The sequencing of the wheat genome means researchers will finally have access to genetic tools to help with wheat development — an advantage other crops have had for years.
It should also mean that Ontario growers will see quicker-developed varieties with traits like fusarium head blight resistance.
Wheat’s genome was finally sequenced earlier this year by a global project called the International Wheat Genome Sequencing Consortium (IWGSC) and made freely available.
Why it matters: Wheat has lagged behind in speed of trait development compared to other crops like corn and soybeans.
Wheat is responsible for about 20 per cent of the calories consumed in the world, Andrew Sharpe told the recent Grow Canada conference in Ottawa. Sharpe is director of genomics and bioinformatics at the Global Institute for Food Security (GIFS) at the University of Saskatchewan. He co-led Canada’s contribution to the global wheat genome sequencing project with Curtis Pozniak, researcher and wheat breeder at the Crop Development Centre in the University of Saskatchewan’s College of Agriculture and Bioresources.
There are good reasons why the wheat genome has taken so long to sequence. Firstly, it doesn’t have the private-sector research push of crops like corn and soybeans, and secondly, the genome is gigantic, compared to other species.
It is, for example five times larger than the human genome. As a result, it has taken 13 years and more than 200 scientists from 73 research institutions in 20 countries working through the International Wheat Genome Sequencing Consortium (IWGSC).
The journal Science published the highest quality wheat genome sequence in August.
The wheat genome is also more complex than other species, said Sharpe.
“The wheat genome is composed of very similar DNA repeats nested in one another, like a set of Russian dolls,” he said.
A breakthrough in algorithmic assessment ability also helped the researchers get to the full map. Israeli company NRGene has technology that made the billion-piece puzzle a million pieces, and then that million-piece puzzle a thousand pieces, he said.

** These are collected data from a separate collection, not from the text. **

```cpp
template <int L2>
struct BigGeom {
  static constexpr int nT = 1 << L2;
  static constexpr int MT_STRIDE = nT + 4;
};
constexpr int R_MT16 = 16 * BigGeom<4>::MT_STRIDE * 2, R_MT32 = 32 * BigGeom<5>::MT_STRIDE * 2;
constexpr int R_TABLES = R_TABLES_SMALL + R_MT16 + R_MT32;
static_assert(R_TABLES % 16 == 0, "the waves' blocks are read 16 bytes at a time");
__device__ __forceinline__ int wave_max3(int v)
{
  int m = 0;
#pragma unroll
  for (int b = 2; b >= 0; b--) {
    const int t = m | (1 << b);
    if (ballot(v >= t)) m = t;
  }
  return m;
}
template <int L2, typename Levels>
__device__ __forceinline__ void big_residual(int16_t* coeff, int16_t* tmp, const int16_t* mt, const int16_t* tab, Levels cf,
                                             int n_coeff, int qP, int bit_depth, GLOBAL_AS int16_t* __restrict__ out, int lane)
{
  constexpr int nT = 1 << L2, log2 = L2, MS = BigGeom<L2>::MT_STRIDE;
// ... 60 lines not shown
#define HM_R_WPE 7
#endif
#ifndef HM_R_SKIP
#define HM_R_SKIP 0
#endif
#define HM_R_ATTR __attribute__((amdgpu_waves_per_eu(HM_R_WPE, HM_R_WPE)))
__global__ __launch_bounds__(R_WAVES * 64) HM_R_ATTR void k_residual(const hm_dev_pic* __restrict__ pics, int n_pics, int max_ctb_h, int segs)
{
  extern __shared__ __attribute__((aligned(16))) uint8_t lds[];
  const int tid = threadIdx.x, lane = tid & 63, wave = rfl(tid >> 6);
  int8_t* const dct = reinterpret_cast<int8_t*>(lds);
  int16_t* const tab = reinterpret_cast<int16_t*>(lds + 1024);
  uint32_t* const w8 = reinterpret_cast<uint32_t*>(lds + 1024 + 256);
  int16_t* const mt16 = reinterpret_cast<int16_t*>(lds + R_TABLES_SMALL);
  int16_t* const mt32 = reinterpret_cast<int16_t*>(lds + R_TABLES_SMALL + R_MT16);
  for (int i = tid; i < 1024; i += R_WAVES * 64) {
    const int k = i >> 5, n = i & 31;
    const int m = (k * (2 * n + 1)) & 127;
    int v;
    if (k == 0) v = 64;
    else if (m <= 32) v = c_dct_mag[m];
    else if (m <= 64) v = -c_dct_mag[64 - m];
    else if (m <= 96) v = -c_dct_mag[m - 64];
    else v = c_dct_mag[128 - m];
    dct[i] = (int8_t)v;
  }
  for (int i = tid; i < 92; i += R_WAVES * 64) {
    int v = 0;
    if (i >= 70 && i < 76) v = c_level_scale[i - 70];
    else if (i >= 76) v = c_dst[(i - 76) >> 2][(i - 76) & 3];
    tab[i] = (int16_t)v;
  }
  uint8_t* const wbase = lds + R_TABLES + (size_t)wave * R_WAVE;
  int16_t* const coeff = reinterpret_cast<int16_t*>(wbase);
  int16_t* const tmp = reinterpret_cast<int16_t*>(wbase + 2048);
  int* const slots = reinterpret_cast<int*>(wbase + 2048 + 1024);
  uint32_t* const lvl = reinterpret_cast<uint32_t*>(wbase + 2048 + 1024 + 4 * 16 * 4);
  for (int i = lane; i < 1024; i += 64) coeff[i] = 0;
  slots[lane] = 0;
  __syncthreads();
  for (int t = tid; t < 32; t += R_WAVES * 64) {
    const int i = t >> 2, k = t & 3;
    w8[t] = ((uint32_t)(uint16_t)(int16_t)dct[(4 * (2 * k)) * 32 + i]) | ((uint32_t)(uint16_t)(int16_t)dct[(4 * (2 * k + 1)) * 32 + i] << 16);
  }
  for (int t = tid; t < 256 + 1024; t += R_WAVES * 64) {
    const bool big = t >= 256;
    const int u = big ? t - 256 : t, i = big ? u >> 5 : u >> 4, j = big ? u & 31 : u & 15;
    (big ? mt32 + i * BigGeom<5>::MT_STRIDE : mt16 + i * BigGeom<4>::MT_STRIDE)[j] = (int16_t)dct[((big ? 1 : 2) * j) * 32 + i];
  }
  __syncthreads();

  const uint32_t unit = (uint32_t)blockIdx.x * R_WAVES + (uint32_t)wave;
  const uint32_t per_pic = 2u * (uint32_t)max_ctb_h * (uint32_t)segs;
  const int pic_index = (int)(unit / per_pic);
  if (pic_index >= n_pics) return;
  const int rem = (int)(unit - (uint32_t)pic_index * per_pic);
  const int seg = rem % segs, rk = rem / segs;
  const int row = rk >> 1, kind = rk & 1;
  const hm_dev_pic dp = pics[pic_index];
  if (row >= dp.ctb_h || (kind && dp.chroma_format == 0)) return;
  const int x0 = (int)((long)seg * dp.ctb_w / segs), x1 = (int)((long)(seg + 1) * dp.ctb_w / segs);
  if (x0 >= x1) return;
  const uint8_t* blob = dp.blob;
  const GLOBAL_AS hm_pic* H = gptr<hm_pic>(blob);
// ... 76 lines not shown
    const int info = (int)((r0 >> 8) & 0xFF), l2 = info & HM_TU_LOG2_MASK;
    mop_u32x4 mop = {r0, 0u, 0u, 0u};
    if (!(HM_R_SKIP & 64)) {
      const int lw = k_lw, lh = k_lh;
      const int nT = 1 << l2;
      const int xin = x4 << 2, yc = k_row_y0 + (y4 << 2);
      const int ctb_pw = k_ctb_pw, rem_last = k_rem_last;
      const int room_x = (cnt_raw & HM_TU6_LAST_COLUMN) ? rem_last - (xin + nT) : ((info & HM_TU6_NEXT_TO_LAST) ? ctb_pw + rem_last - (xin + nT) : nT);
      const int room_y = k_plane_h - (yc + nT);
      const hm_avail av = hm_derive_avail(xin << lw, (y4 << 2) << lh, nT << lw, nT << lh, nT, room_x, room_y, dp.log2_ctb, (cnt_raw >> HM_TU6_NB_SHIFT) & 15u);
      mop = make_micro_op(r0, av.left, av.top, av.tl, (uint32_t)av.n_bl >> 2, (uint32_t)av.n_tr >> 2, 0u, m_Pk, m_cr_off, m_Wc, 0u);
      if (y4 == 0 && xin + nT + (int)(((uint32_t)av.n_tr >> 2) << 2) > ctb_pw) mop.y |= OP_FAR;
      asm volatile("" : "+v"(mop.x), "+v"(mop.y), "+v"(mop.w));
    }
    const bool cbf = valid && (info & HM_TU_CBF);
    const uint32_t rsz = (cbf && l2 >= 3) ? 16u << (2 * (l2 - 2)) : 0u;
    const uint32_t sc = wave_scan(cnt), sr = wave_scan(rsz);
    const uint32_t lo = lev_base + sc - cnt, ro = res_base + sr - rsz;
    mop.z = ro;
    const uint32_t n_lev = (uint32_t)__builtin_amdgcn_readlane((int)sc, 63);
    lev_base += n_lev;
    res_base += (uint32_t)__builtin_amdgcn_readlane((int)sr, 63);
    auto level = [&](uint32_t first, uint32_t i) -> uint32_t {
      const uint32_t rel = first - chunk_lev + i;
      uint32_t v;
      if (rel < (uint32_t)R_STAGE) v = lvl[rel];
      else {
        v = coeffs[first + i];
        asm volatile("" : "+v"(v));
      }
      return v;
    };
    __builtin_amdgcn_s_waitcnt(0x0F70);
#pragma unroll
    for (int k = 0; k < R_STAGE / 64; k++) lvl[lane + 64 * k] = staged[k];
    cur_x = ahead.x; cur_y = ahead.y;
    asm volatile("" : "+v"(cur_x), "+v"(cur_y));
    if (valid) mops[ri] = mop;
    if (kind == 0 && !(HM_R_SKIP & 32)) {
      if (cand_ok) {
        const uint32_t tf = cand_first - chunk;
        if (tf < 64u) __hip_atomic_fetch_add(slots + tf, 1, __ATOMIC_RELAXED, __HIP_MEMORY_SCOPE_WAVEFRONT);
      }
      WAVE_SYNC();
      int sm = slots[lane];
      WAVE_SYNC();
      slots[lane] = 0;
      sm = (int)wave_scan((uint32_t)sm);
      const int my_ctb = cur_ctb + sm;
      cur_ctb += __builtin_amdgcn_readlane(sm, 63);
      int lane_flags = __builtin_amdgcn_ds_bpermute((sm & 63) << 2, (int)ctb_flags);
      asm volatile("" : "+v"(lane_flags));
// ... 18 lines not shown
      }
      for (unsigned long long mb = ballot(valid && l2 >= 4); mb; mb &= mb - 1) {
        const int b = (int)__builtin_ctzll(mb);
        const int s_l2 = __builtin_amdgcn_readlane(l2, b), s_gx = __builtin_amdgcn_readlane(gx, b), s_gy = __builtin_amdgcn_readlane(gy, b);
        const int s_left = __builtin_amdgcn_readlane(left_ok, b), s_top = __builtin_amdgcn_readlane(top_ok, b);
        const uint32_t s_q = (uint32_t)__builtin_amdgcn_readlane((int)qword, b);
        const int n4 = 1 << (s_l2 - 2);
        const int i = lane & (n4 - 1), j = lane >> (s_l2 - 2);
        if (lane < n4 * n4 && s_gx + i < w4 && s_gy + j < h4)
          meta[(uint32_t)(s_gx + i) + __umul24((uint32_t)(s_gy + j), (uint32_t)w4)] = (uint16_t)((i == 0 ? s_left : 0) | ((j == 0 ? s_top : 0) << 1) | s_q);
      }
    }

    WAVE_SYNC();

    const uint32_t first_level = cbf ? level(lo, 0) : 0xFFFFu;
    const bool dc_only = cbf && cnt == 1 && (first_level & 0xFFFF) == 0 && !(info & HM_TU_TSKIP);
    auto dequant = [&](uint32_t raw, int qP, int l2b) -> int {
      const int q6 = (qP * 43) >> 8, qr = qP - 6 * q6;
      const int bdShift = bd + l2b - 9;
      const int32_t fact = (int32_t)tab[70 + qr] << q6;
      const int32_t prod = (int32_t)((uint32_t)mul24((int)(int16_t)(raw >> 16), fact) + (uint32_t)(1 << (bdShift - 1)));
      return clip3i(-32768, 32767, prod >> bdShift);
    };
    for (unsigned long long m4 = (HM_R_SKIP & 1) ? 0 : ballot(dc_only && l2 == 2); m4;) {
      int b[4];
#pragma unroll
      for (int k = 0; k < 4; k++) {
        b[k] = m4 ? (int)__builtin_ctzll(m4) : -1;
        m4 &= m4 - 1;
      }
      const int myb = g == 0 ? b[0] : (g == 1 ? b[1] : (g == 2 ? b[2] : b[3]));
      const bool act = myb >= 0;
      const int src = act ? myb : 0;
      const uint32_t br0 = (uint32_t)__shfl((int)r0, src), braw = (uint32_t)__shfl((int)first_level, src);
      const int c = dequant(braw, (int)(br0 >> 24), 2);
      const int m0y = kind ? 64 : (int)tab[76 + by_], m0x = kind ? 64 : (int)tab[76 + bx_];
      const int t1 = clip3i(-32768, 32767, (mul24(m0y, c) + 64) >> 7);
      int res = (mul24(m0x, t1) + rnd2) >> postShift;
      if (kind == 0) res = clip3i(-32768, 32767, res);
      if (act) res4[(size_t)(chunk + (uint32_t)myb) * 16 + (uint32_t)gl] = limit_res(res, maxv);
    }
    for (unsigned long long mdc = (HM_R_SKIP & 2) ? 0 : ballot(dc_only && l2 >= 3); mdc; mdc &= mdc - 1) {
      const int b = (int)__builtin_ctzll(mdc);
      const uint32_t s_r0 = (uint32_t)__builtin_amdgcn_readlane((int)r0, b), s_raw = (uint32_t)__builtin_amdgcn_readlane((int)first_level, b);
      const uint32_t s_ro = (uint32_t)__builtin_amdgcn_readlane((int)ro, b);
      const int s_l2 = (int)((s_r0 >> 8) & HM_TU_LOG2_MASK);
      const int c = dequant(s_raw, (int)(s_r0 >> 24), s_l2);
      const int t1 = clip3i(-32768, 32767, (64 * c + 64) >> 7);
      const int16_t k16 = limit_res((64 * t1 + rnd2) >> postShift, maxv);
      const uint32_t pair = (uint32_t)(uint16_t)k16 * 0x10001u;
      const int n_words = 1 << (2 * s_l2 - 1);
      GLOBAL_AS uint32_t* const out = reinterpret_cast<GLOBAL_AS uint32_t*>(resid + s_ro);
      for (int w = lane; w < n_words; w += 64) out[w] = pair;
    }

    for (unsigned long long m4 = (HM_R_SKIP & 4) ? 0 : ballot(cbf && l2 == 2 && !dc_only); m4;) {
      int b[4];
#pragma unroll
      for (int k = 0; k < 4; k++) {
        b[k] = m4 ? (int)__builtin_ctzll(m4) : -1;
        m4 &= m4 - 1;
      }
      const int myb = g == 0 ? b[0] : (g == 1 ? b[1] : (g == 2 ? b[2] : b[3]));
      const bool act = myb >= 0;
      const int src = act ? myb : 0;
      const uint32_t br0 = (uint32_t)__shfl((int)r0, src), bcnt = (uint32_t)__shfl((int)cnt, src);
      const uint32_t blo = (uint32_t)__shfl((int)lo, src);
      const bool has = act && (uint32_t)gl < bcnt;
      uint32_t raw = 0;
      if (has) raw = level(blo, (uint32_t)gl);
// ... 102 lines not shown
```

A new project, started last year, called the 10+ Wheat Genomes Project, led by Pozniak, is a global effort to sequence the 10 most-grown wheat varieties around the world.
Agronomic and consumer implications
“Corn and soybeans have certainly seen bigger gains in development than wheat has,” said Ellen Sparry, general manager of C&M Seeds, an Ontario seed company focused on wheat. “Part of that is that they’ve been sequenced.”

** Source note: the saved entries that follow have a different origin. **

__device__ inline int mgt_cls_z(const PlVvOp& op, int i, int j, int& db, double& s) {
    db = 0; s = 1.0;
    if (i <= 0 || i >= op.g.nz - 1 || j < 0 || j >= op.g.nx - 1) return VV_ZERO;
    if (op.slave_x) {
        if (j == 0) { db = 1; return VV_SLAVE; }
        if (j == op.g.nx - 2) { db = -1; return VV_SLAVE; }
    }
    return VV_INT;
}
__device__ inline int mgt_cls_x(const PlVvOp& op, int i, int j, int& da, double& s) {
    da = 0; s = 1.0;
    if (j <= 0 || j >= op.g.nx - 1 || i < 0 || i >= op.g.nz - 1) return VV_ZERO;
    if (i == 0 && op.slave_z0) { da = 1; s = op.s0; return VV_SLAVE; }
    if (i == op.g.nz - 2 && op.slave_zL) { da = -1; s = op.sL; return VV_SLAVE; }
    return VV_INT;
}
__device__ inline void mgt_load_table(double* dst, const double* tab, int first_global, int count, int n) {
    for (int k = threadIdx.x; k < count; k += blockDim.x) {
        const int gk = first_global + k;
        dst[k] = (gk >= -PL_TOFF && gk < n + PL_TOFF) ? TB(tab, gk) : 0.0;
    }
}

struct MgtC { double c0, c1, c2, c3, x0, x1, rdg, s, f; int cm, d; bool on, interior; };
template <bool ZC>
__device__ inline MgtC mgt_classify(const PlVvOp& op, int CR, int NR, int ci0, int cj0, int a, int b) {
    MgtC k; k.c0 = k.c1 = k.c2 = k.c3 = k.x0 = k.x1 = k.rdg = k.f = 0.0; k.s = 1.0; k.cm = a * CR + b; k.d = 0; k.on = false; k.interior = false;
    if (a < 1 || a > NR - 2 || b < 1 || b > CR - 2) return k;
    int d; double s;
    const int cls = ZC ? mgt_cls_z(op, ci0 + a, cj0 + b, d, s) : mgt_cls_x(op, ci0 + a, cj0 + b, d, s);
    const int am = ZC ? a : a + d, bm = ZC ? b + d : b;
    if (cls == VV_ZERO || am < 1 || am > NR - 2 || bm < 1 || bm > CR - 2) return k;
    k.s = s; k.cm = am * CR + bm; k.d = d; k.on = true; k.interior = cls == VV_INT;
    return k;
}
template <bool ZC>
__device__ inline void mgt_coefficients(MgtC& k, const MgtTab& t, int CR) {
    if (!k.on) return;
    const int c = k.cm, am = c / CR, bm = c - am * CR;
    if (ZC) {
        const double rdz_i = t.rdz[am + 1], rdz_m = t.rdz[am], rDz_i = t.rDz[am + 1];
        const double rdx_j = t.rdx[bm + 1], rDx_j = t.rDx[bm + 1], rDx_p = t.rDx[bm + 2];
        const double esC = t.es[c], esE = t.es[c + 1];
        k.c0 = 4.0 * t.en[c] * rdz_i * rDz_i; k.c1 = 4.0 * t.en[c - CR] * rdz_m * rDz_i;
        k.c2 = 2.0 * esE * rDx_p * rdx_j; k.c3 = 2.0 * esC * rDx_j * rdx_j;
        k.x0 = 2.0 * esE * rDz_i * rdx_j; k.x1 = 2.0 * esC * rDz_i * rdx_j;
    } else {
        const double rdx_j = t.rdx[bm + 1], rdx_m = t.rdx[bm], rDx_j = t.rDx[bm + 1];
        const double rdz_i = t.rdz[am + 1], rDz_i = t.rDz[am + 1], rDz_p = t.rDz[am + 2];
        const double esC = t.es[c], esN = t.es[c + CR];
        k.c0 = 4.0 * t.en[c] * rdx_j * rDx_j; k.c1 = 4.0 * t.en[c - 1] * rdx_m * rDx_j;
        k.c2 = 2.0 * esN * rDz_p * rdz_i; k.c3 = 2.0 * esC * rDz_i * rdz_i;
        k.x0 = 2.0 * esN * rDx_j * rdz_i; k.x1 = 2.0 * esC * rDx_j * rdz_i;
    }
    k.rdg = pl_rcp(k.c0 + k.c1 + k.c2 + k.c3);
}
__device__ inline double mgt_dg(const MgtC& k) { return k.c0 + k.c1 + k.c2 + k.c3; }
__device__ inline double mgt_av_z(const MgtC& k, int CR, const double* vz, const double* vx, double& v0) {
    const int c = k.cm; v0 = vz[c];
    return k.c0 * (vz[c + CR] - v0) - k.c1 * (v0 - vz[c - CR]) + k.c2 * (vz[c + 1] - v0) - k.c3 * (v0 - vz[c - 1]) +
           k.x0 * (vx[c + 1] - vx[c - CR + 1]) - k.x1 * (vx[c] - vx[c - CR]);
}
__device__ inline double mgt_av_x(const MgtC& k, int CR, const double* vz, const double* vx, double& v0) {
    const int c = k.cm; v0 = vx[c];
    return k.c0 * (vx[c + 1] - v0) - k.c1 * (v0 - vx[c - 1]) + k.c2 * (vx[c + CR] - v0) - k.c3 * (v0 - vx[c - CR]) +
           k.x0 * (vz[c + CR] - vz[c + CR - 1]) - k.x1 * (vz[c] - vz[c - 1]);
}
__device__ inline void mgt_cheb(const MgtC& kz, const MgtC& kx, int CR, const double* vz, const double* vx, double& pvz, double& pvx,
                                double c1, double c2, double& oz, double& ox) {
    oz = 0.0; ox = 0.0;
    if (kz.on) {
        double v0; const double Av = mgt_av_z(kz, CR, vz, vx, v0);
        const double mom = (c1 != 0.0) ? c1 * (v0 - pvz) : 0.0;
        oz = kz.s * (v0 + mom + (c2 * (Av - kz.f)) * kz.rdg);
        pvz = v0;
    }
    if (kx.on) {
        double v0; const double Av = mgt_av_x(kx, CR, vz, vx, v0);
        const double mom = (c1 != 0.0) ? c1 * (v0 - pvx) : 0.0;
        ox = kx.s * (v0 + mom + (c2 * (Av - kx.f)) * kx.rdg);
        pvx = v0;
    }
}
__device__ inline bool mgt_owns(int ra, int rb, int HC, int TS, int i, int j, const PlGeom& g) {
    return ra >= HC && (ra < HC + TS || (ra == HC + TS && i == g.nz - 1)) && rb >= HC && (rb < HC + TS || (rb == HC + TS && j == g.nx - 1));
}
__host__ __device__ constexpr int mgt_npt(int nn) { return (nn + 1023) / 1024; }
__host__ __device__ constexpr int mgt_nt(int nn) { return ((nn + mgt_npt(nn) - 1) / mgt_npt(nn) + 63) / 64 * 64; }
__host__ __device__ constexpr int mgt_pre_nn(int NS, int TS) { return (TS + 2 * (NS + 2)) * (TS + 2 * (NS + 2)); }
__host__ __device__ constexpr int mgt_post_nn(int NS, int TS) { return (TS + 2 * (NS + 1)) * (TS + 2 * (NS + 1)); }

template <int NS, bool L0, int TS, int EXT = 0>
__global__ __launch_bounds__(mgt_nt(mgt_pre_nn(NS + EXT, TS))) void k_mg_pre(MgTileArgs a) {
    constexpr int H = NS + 1 + EXT, HC = H + 1, CR = TS + 2 * HC, NN = CR * CR, NPT = mgt_npt(NN), NT = mgt_nt(NN);
    __shared__ double V[2][2][NN];
    __shared__ double ZP[L0 ? NN : 1];
    __shared__ double TAB[4][CR + 4];
    double* const ES = V[1][0]; double* const EN = V[1][1];
    const PlGeom& g = a.op.g;
    const int tid = threadIdx.x;
    const int ty = blockIdx.x / a.tiles_x, tx = blockIdx.x % a.tiles_x;
    const int ti0 = g.gi0 + ty * TS, tj0 = g.gj0 + tx * TS;
    const int ci0 = ti0 - HC, cj0 = tj0 - HC;
    MgtTab t; t.es = ES; t.en = EN; t.rdz = TAB[0]; t.rDz = TAB[1]; t.rdx = TAB[2]; t.rDx = TAB[3];
    mgt_load_table(TAB[0], a.op.rdz, ci0 - 1, CR + 3, g.nz); mgt_load_table(TAB[1], a.op.rDz, ci0 - 1, CR + 3, g.nz);
    mgt_load_table(TAB[2], a.op.rdx, cj0 - 1, CR + 3, g.nx); mgt_load_table(TAB[3], a.op.rDx, cj0 - 1, CR + 3, g.nx);
    const long long P = g.plane;
    MgtC kz[NPT], kx[NPT];
    int depth[NPT];
#pragma unroll
    for (int q = 0; q < NPT; q++) {
        const int idx = tid + q * NT;
        const bool have = idx < NN;
        const int ra = have ? idx / CR : 0, rb = have ? idx % CR : 0, i = ci0 + ra, j = cj0 + rb;
        depth[q] = have ? min(min(ra, CR - 1 - ra), min(rb, CR - 1 - rb)) : -1;
        kz[q] = mgt_classify<true>(a.op, CR, CR, ci0, cj0, ra, rb);
        kx[q] = mgt_classify<false>(a.op, CR, CR, ci0, cj0, ra, rb);
        const bool inmem = i - g.gi0 >= -PL_RING && i - g.gi0 < g.lnz + PL_RING && j - g.gj0 >= -PL_RING && j - g.gj0 < g.lnx + PL_RING;
        const long long c = pl_idx(g, i - g.gi0, j - g.gj0);
        const double* const fsrc = L0 ? a.rs : a.f;
        if (kz[q].on) kz[q].f = fsrc[c + kz[q].d];
        if (kx[q].on) kx[q].f = fsrc[c + (long long)kx[q].d * g.pitch + P];
        if (have) {
            ES[idx] = inmem ? a.op.etas[c] : 0.0; EN[idx] = inmem ? a.op.etan[c] : 0.0;
            if (L0) {
                const bool indom = i >= 0 && i < g.nz && j >= 0 && j < g.nx;
                ZP[idx] = indom ? prec_p_value(a.sop, a.rs + 2 * P, i, j, c) : 0.0;
            }
        }
    }
    __syncthreads();
#pragma unroll
    for (int q = 0; q < NPT; q++) {
        mgt_coefficients<true>(kz[q], t, CR); mgt_coefficients<false>(kx[q], t, CR);
        if (L0) {
            const int idx = tid + q * NT;
            const int ra = depth[q] >= 0 ? idx / CR : 0, rb = depth[q] >= 0 ? idx % CR : 0, i = ci0 + ra, j = cj0 + rb;
            if (kz[q].on) kz[q].f = kz[q].f * mgt_dg(kz[q]) + 2.0 * a.sop.Kc * TAB[1][ra + 1] * (ZP[kz[q].cm] - ZP[kz[q].cm - CR]);
            if (kx[q].on) kx[q].f = kx[q].f * mgt_dg(kx[q]) + 2.0 * a.sop.Kc * TAB[3][rb + 1] * (ZP[kx[q].cm] - ZP[kx[q].cm - 1]);
            if (depth[q] >= 0 && mgt_owns(ra, rb, HC, TS, i, j, g) && i < g.nz && j < g.nx && i - g.gi0 < g.lnz && j - g.gj0 < g.lnx) {
                const long long c = pl_idx(g, i - g.gi0, j - g.gj0);
                a.fout[c] = kz[q].interior ? kz[q].f : 0.0; a.fout[c + P] = kx[q].interior ? kx[q].f : 0.0; a.z[c + 2 * P] = ZP[idx];
            }
        }
    }
    int cur = 0;
#pragma unroll
    for (int q = 0; q < NPT; q++) {
        const int idx = tid + q * NT;
        if (depth[q] >= HC - H) {
            V[0][0][idx] = kz[q].on ? (-kz[q].s * a.c2[0] * kz[q].f) * kz[q].rdg : 0.0;
            V[0][1][idx] = kx[q].on ? (-kx[q].s * a.c2[0] * kx[q].f) * kx[q].rdg : 0.0;
        }
    }
    __syncthreads();
    double pvz[NPT], pvx[NPT];
#pragma unroll
    for (int q = 0; q < NPT; q++) { pvz[q] = 0.0; pvx[q] = 0.0; }
#pragma unroll
    for (int k = 1; k < NS; k++) {
        const int h = H - k;
#pragma unroll
        for (int q = 0; q < NPT; q++) {
            const int idx = tid + q * NT;
            if (depth[q] >= HC - h) {
                double oz, ox;
                mgt_cheb(kz[q], kx[q], CR, V[cur][0], V[cur][1], pvz[q], pvx[q], a.c1[k], a.c2[k], oz, ox);
                V[cur ^ 1][0][idx] = oz; V[cur ^ 1][1][idx] = ox;
            }
        }
        __syncthreads();
        cur ^= 1;
    }
    const int nxt = cur ^ 1;
#pragma unroll
    for (int q = 0; q < NPT; q++) {
        const int idx = tid + q * NT;
        if (depth[q] >= HC - 1) {
            double v0, rz = 0.0, rx = 0.0;
            if (kz[q].interior) rz = kz[q].f - mgt_av_z(kz[q], CR, V[cur][0], V[cur][1], v0);
            if (kx[q].interior) rx = kx[q].f - mgt_av_x(kx[q], CR, V[cur][0], V[cur][1], v0);
            V[nxt][0][idx] = rz; V[nxt][1][idx] = rx;
        }
        if (depth[q] >= HC - (EXT ? NS : 1)) {
            const int ra = idx / CR, rb = idx % CR, i = ci0 + ra, j = cj0 + rb, li = i - g.gi0, lj = j - g.gj0;
            const bool owned = li >= 0 && li < g.lnz && lj >= 0 && lj < g.lnx;
            const bool ring = EXT && !owned && li >= -NS && li < g.lnz + NS && lj >= -NS && lj < g.lnx + NS;
            if (i >= 0 && i < g.nz && j >= 0 && j < g.nx && ((owned && mgt_owns(ra, rb, HC, TS, i, j, g)) || ring)) {
                const long long c = pl_idx(g, li, lj);
                a.v[c] = V[cur][0][idx]; a.v[c + P] = V[cur][1][idx];
            }
        }
    }
    __syncthreads();
    const PlGeom& gc = a.opc.g;
    for (int idx = tid; idx < (TS / 2 + 1) * (TS / 2 + 1); idx += NT) {
        const int u_ = idx / (TS / 2 + 1), w_ = idx % (TS / 2 + 1);
        const int I = (ti0 >> 1) + u_, J = (tj0 >> 1) + w_;
        if ((u_ == TS / 2 && I != gc.nz - 1) || (w_ == TS / 2 && J != gc.nx - 1)) continue;
        if (I >= gc.nz || J >= gc.nx || 2 * I - g.gi0 >= g.lnz || 2 * J - g.gj0 >= g.lnx) continue;
        const int b0 = (2 * I - ci0) * CR + (2 * J - cj0);
        int d; double s;
        double oz = 0.0, ox = 0.0;
        if (vv_cls_z(a.opc, I, J, d, s) == VV_INT) {
            const double wz[3] = {0.25, 0.5, 0.25}, wx[4] = {0.125, 0.375, 0.375, 0.125};
#pragma unroll
            for (int u = 0; u < 3; u++)
#pragma unroll
                for (int w = 0; w < 4; w++) oz += wz[u] * wx[w] * V[nxt][0][b0 + (u - 1) * CR + (w - 1)];
        }
        if (vv_cls_x(a.opc, I, J, d, s) == VV_INT) {
            const double wz[4] = {0.125, 0.375, 0.375, 0.125}, wx[3] = {0.25, 0.5, 0.25};
#pragma unroll
            for (int u = 0; u < 4; u++)
#pragma unroll
                for (int w = 0; w < 3; w++) ox += wz[u] * wx[w] * V[nxt][1][b0 + (u - 1) * CR + (w - 1)];
        }
        const long long cc = pl_idx(gc, I - gc.gi0, J - gc.gj0);
        a.fc[cc] = oz; a.fc[cc + gc.plane] = ox;
    }
}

The genome is like a map so breeders and researchers can return to areas of the genome that are known to affect different traits, making the breeding process more efficient. It can also help understand how genes affect each other.
It takes 12 to 15 years to develop a new variety of wheat through to commercialization, said Joanna Follings, cereals specialist for the Ontario Ministry of Agriculture, Food and Rural Affairs. That time could be cut by a third now that the genome has been sequenced, she said.
The mapping of the genome means that more efficient decisions can be made on crosses while breeding new wheat varieties.
Sharpe said that understanding the genome also means that gene editing will be possible, but the technology has not been accepted around the world. Most countries are still sorting through how it will be regulated. Gene edits involve turning on and off genes within a plant, compared to adding in genes as is done in standard genetic modification.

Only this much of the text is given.